Cybersecurity is increasingly becoming a prominent concern among healthcare providers in adopting digital technologies for improving the quality of care delivered to patients. The recent reports on cyber attacks, such as ransomware and WannaCry, have brought to life the destructive nature of such attacks upon healthcare. In complement to cyberattacks, which have been targeted against the vulnerabilities of information technology (IT) infrastructures, a new form of cyber attack aims to exploit human vulnerabilities; such attacks are categorised as social engineering attacks. Following an increase in the frequency and ingenuity of attacks launched against hospitals
and clinical environments with the intention of causing service disruption, there is a strong need to study the level of awareness programmes and training activities offered to the staff by healthcare organisations.

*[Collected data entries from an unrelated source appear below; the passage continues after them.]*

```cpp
template int spr_project_ws<double, double>(const double *, int64_t, int32_t, int64_t, int64_t, int64_t, int32_t, int32_t,
                                            const double *, const double *, const double *, int32_t, double *, int64_t,
                                            int32_t, double *, hipStream_t);
// ... 9 lines not shown
```

openmeasure_amd/csrc/runtime.hip:

```cpp
#include <stdarg.h>
#include <stdlib.h>
#include <string.h>

#include "common.hpp"

namespace {
thread_local char g_err[512] = "";
}

void spr_set_error(const char *fmt, ...) {
  va_list ap;
  va_start(ap, fmt);
  vsnprintf(g_err, sizeof(g_err), fmt, ap);
  va_end(ap);
}

int spr_cached_cus() {
  static int cus = 0;
  if (cus) return cus;
  int dev = 0;
  hipDeviceProp_t prop;
  if (hipGetDevice(&dev) != hipSuccess || hipGetDeviceProperties(&prop, dev) != hipSuccess) return 0;
  cus = prop.multiProcessorCount;
  if (const char *e = getenv("SPR_RESERVE_CUS")) {
    const int k = atoi(e);
    if (k > 0 && k < cus) cus -= k;
  }
  return cus;
}

extern "C" int spr_abi_version(void) { return SPR_ABI_VERSION; }

extern "C" const char *spr_last_error(void) { return g_err; }

extern "C" int spr_device_cus(int *out_cus) {
  SPR_REQUIRE(out_cus != nullptr, SPR_E_INVALID, "spr_device_cus: NULL output");
  const int c = spr_cached_cus();
  SPR_REQUIRE(c > 0, SPR_E_HIP, "spr_device_cus: no HIP device");
  *out_cus = c;
  return SPR_OK;
}

namespace {
__global__ __launch_bounds__(256) void upload_kernel(const uint64_t *__restrict__ src, uint64_t *__restrict__ dst,
                                                     int64_t n_words) {
  for (int64_t i = (int64_t)blockIdx.x * 256 + threadIdx.x; i < n_words; i += (int64_t)gridDim.x * 256)
    dst[i] = __builtin_nontemporal_load(src + i);
// ... 42 lines not shown
```

openmeasure_amd/csrc/stats_gram.hip:

```cpp
#include <stdlib.h>

#include <type_traits>

#include "rowtile.hpp"

#ifndef GRAM_UNIT_PAIRING
#define GRAM_UNIT_PAIRING 1
#endif
#ifndef GRAM_ABLATE
#define GRAM_ABLATE 0
#endif
#if GRAM_ABLATE == 1
#define GRAM_MFMA(a, b, c) ({ asm volatile("" ::"v"(a), "v"(b)); (c); })
#else
#define GRAM_MFMA(a, b, c) __builtin_amdgcn_mfma_f64_16x16x4f64((a), (b), (c), 0, 0, 0)
#endif

namespace {

template <int MT>
struct GramShape {
  static constexpr int MPAD = 16 * MT;
  static constexpr int MP = MPAD + ((MT % 2 == 0) ? 16 : 0);
  static constexpr int T = MT * (MT + 1) / 2;
  static constexpr int NU = (MT + 1) / 2;
};

template <int MT> struct GramCfg;
template <> struct GramCfg<1>  { static constexpr int NW = 8,  R = 64, KS = 8; static constexpr bool DBUF = true; static constexpr int LPRMAX = 16; };
template <> struct GramCfg<2>  { static constexpr int NW = 8,  R = 32, KS = 8; static constexpr bool DBUF = true; static constexpr int LPRMAX = 16; };
template <> struct GramCfg<3>  { static constexpr int NW = 8,  R = 64, KS = 4; static constexpr bool DBUF = true; static constexpr int LPRMAX = 16; };
#ifndef GRAM4_R
#define GRAM4_R 64
#define GRAM4_LPR 8
#endif
template <> struct GramCfg<4>  { static constexpr int NW = 8,  R = GRAM4_R, KS = 4; static constexpr bool DBUF = true; static constexpr int LPRMAX = GRAM4_LPR; };
// ... 146 lines not shown
    }
  }
  if (KSO == KS || ks == 0) {
    double *sp = slab + ((int64_t)blockIdx.x * KSO + (KSO == KS ? ks : 0)) * T * 256 + lane;
#pragma unroll
    for (int j = 0; j < NA; ++j) {
      double *tp = sp + (int64_t)tri_index(MT, RA, RA + j) * 256;
      tp[0] = accA[j].x; tp[64] = accA[j].y; tp[128] = accA[j].z; tp[192] = accA[j].w;
    }
#pragma unroll
    for (int j = 0; j < NB; ++j) {
      double *tp = sp + (int64_t)tri_index(MT, RB, RB + j) * 256;
      tp[0] = accB[j].x; tp[64] = accB[j].y; tp[128] = accB[j].z; tp[192] = accB[j].w;
    }
  }
  if ((lane % RT::LPR) == 0) {
    double *q = stat_part + ((int64_t)blockIdx.x * RT::ROWS_PER_IT + wave * RT::RPW + lane / RT::LPR) * 3;
    q[0] = st.cnt; q[1] = st.mean(); q[2] = st.m2();
  }
}

__device__ inline void chan_merge(double &n, double &mu, double &m2, double nb, double mb, double sb) {
  if (nb > 0.0) {
    const double tot = n + nb, d = mb - mu;
    mu += d * nb / tot;
    m2 += sb + d * d * n * nb / tot;
    n = tot;
  }
}

template <int MT, int U, typename TX, bool EXT, bool SUMS>
__device__ inline void gram_wave_own(const TX *__restrict__ X, int64_t ldx, int64_t lo, int64_t hi, int wl, int wpf, int ks,
                                     int wave, int lane, double *__restrict__ lds0, double *__restrict__ lds1,
                                     double *__restrict__ rowmean, double *__restrict__ slab, double *__restrict__ rowsum) {
  using S = GramShape<MT>;
  using C = GramCfg<MT>;
  constexpr int R = C::R, KS = C::KS, NW = C::NW, MP = S::MP, T = S::T;
  constexpr int KROWS = R / KS, KSTEPS = KROWS / 4;
  constexpr int RA = U, RB = MT - 1 - U;
  constexpr int NA = MT - RA;
  constexpr int NB = (RB != RA) ? MT - RB : 0;
  using RT = RowTile<MT, R, MP, NW, C::LPRMAX, TX>;

  f64x4 accA[NA];
  f64x4 accB[NB > 0 ? NB : 1];
#pragma unroll
  for (int j = 0; j < NA; ++j) accA[j] = (f64x4){0.0, 0.0, 0.0, 0.0};
#pragma unroll
  for (int j = 0; j < NB; ++j) accB[j] = (f64x4){0.0, 0.0, 0.0, 0.0};

  RT tile;
  const int64_t nchunks = (hi - lo + R - 1) / R;
  const int64_t lane_off = (int64_t)(wave * RT::RPW + lane / RT::LPR) * ldx;
  auto base_of = [&](int64_t row0) { return X + row0 * ldx; };
  int64_t c = wl;
  int64_t crow0 = lo + c * R;
#pragma unroll
  for (int it = 0; it < RT::IT; ++it) tile.template load_pass_own<EXT>(it, base_of(crow0), ldx, lane_off, hi - crow0, wave, lane, rowmean, crow0);
  if (crow0 + R <= hi) {
#pragma unroll
    for (int it = 0; it < RT::IT; ++it) tile.template center_store_own<true, EXT, SUMS>(it, lds0, crow0, hi - crow0, wave, lane, rowmean, rowsum);
  } else {
#pragma unroll
    for (int it = 0; it < RT::IT; ++it) tile.template center_store_own<false, EXT, SUMS>(it, lds0, crow0, hi - crow0, wave, lane, rowmean, rowsum);
  }
  int64_t cn = c + wpf;
  int64_t nrow0 = (cn < nchunks) ? lo + cn * R : hi;
// ... 23 lines not shown
      double op[2][NA];
#pragma unroll
      for (int j = 0; j < NA; ++j) op[0][j] = p[16 * j];
#pragma unroll
      for (int k = 0; k < KSTEPS; ++k) {
        if (k + 1 < KSTEPS) {
#pragma unroll
          for (int j = 0; j < NA; ++j) op[(k + 1) & 1][j] = p[(k + 1) * 4 * MP + 16 * j];
        }
#pragma unroll
        for (int j = 0; j < NA; ++j) accA[j] = GRAM_MFMA(op[k & 1][0], op[k & 1][j], accA[j]);
#pragma unroll
        for (int j = 0; j < NB; ++j) accB[j] = GRAM_MFMA(op[k & 1][RB - RA], op[k & 1][RB - RA + j], accB[j]);
        if (nfull) stage(std::true_type{}, k); else stage(std::false_type{}, k);
      }
    } else {
#pragma unroll
      for (int k = 0; k < KSTEPS; ++k) {
        double op[NA];
#pragma unroll
        for (int j = 0; j < NA; ++j) op[j] = p[k * 4 * MP + 16 * j];
#pragma unroll
        for (int j = 0; j < NA; ++j) accA[j] = GRAM_MFMA(op[0], op[j], accA[j]);
#pragma unroll
        for (int j = 0; j < NB; ++j) accB[j] = GRAM_MFMA(op[RB - RA], op[RB - RA + j], accB[j]);
        if (nfull) stage(std::true_type{}, k); else stage(std::false_type{}, k);
      }
    }
    buf ^= 1;
    c = cn;
    cn = c2;
    nrow0 = n2row0;
  }
  double *sp = slab + ((int64_t)blockIdx.x * KS + ks) * T * 256 + lane;
#pragma unroll
  for (int j = 0; j < NA; ++j) {
    double *tp = sp + (int64_t)tri_index(MT, RA, RA + j) * 256;
    tp[0] = accA[j].x; tp[64] = accA[j].y; tp[128] = accA[j].z; tp[192] = accA[j].w;
  }
#pragma unroll
  for (int j = 0; j < NB; ++j) {
    double *tp = sp + (int64_t)tri_index(MT, RB, RB + j) * 256;
    tp[0] = accB[j].x; tp[64] = accB[j].y; tp[128] = accB[j].z; tp[192] = accB[j].w;
  }
}
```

Objective: The objective of this systematic review is to identify commonly encountered factors that cybersecurity postures of a healthcare organisation, resulting from the ignorance of cyber threat to healthcare. The systematic review aims to consolidate the current literature being reported upon human behaviour resulting in security gaps that mitigate the cyber defense strategy adopted by healthcare organisations. Additionally, the paper also reviews the organisational risk assessment methodology implemented and the policies being adopted to strengthen cybersecurity.
Methods: The topic of cybersecurity within healthcare and the clinical environment has attracted the interest of several researchers, resulting in a broad range of literature. The inclusion criteria for the articles in the review stem from the scope of the five research questions identified. To this end, we conducted seven search queries across three repositories, namely (i) PubMed®/MED-LINE; (ii) Cumulative Index to Nursing and Allied Health Literature (CINAHL); and (iii) Web of Science (WoS), using key words related to cybersecurity awareness, training, organisation risk assessment methodologies, policies and recommendations adopted as counter measures within health care. These were restricted to around the last 12 years.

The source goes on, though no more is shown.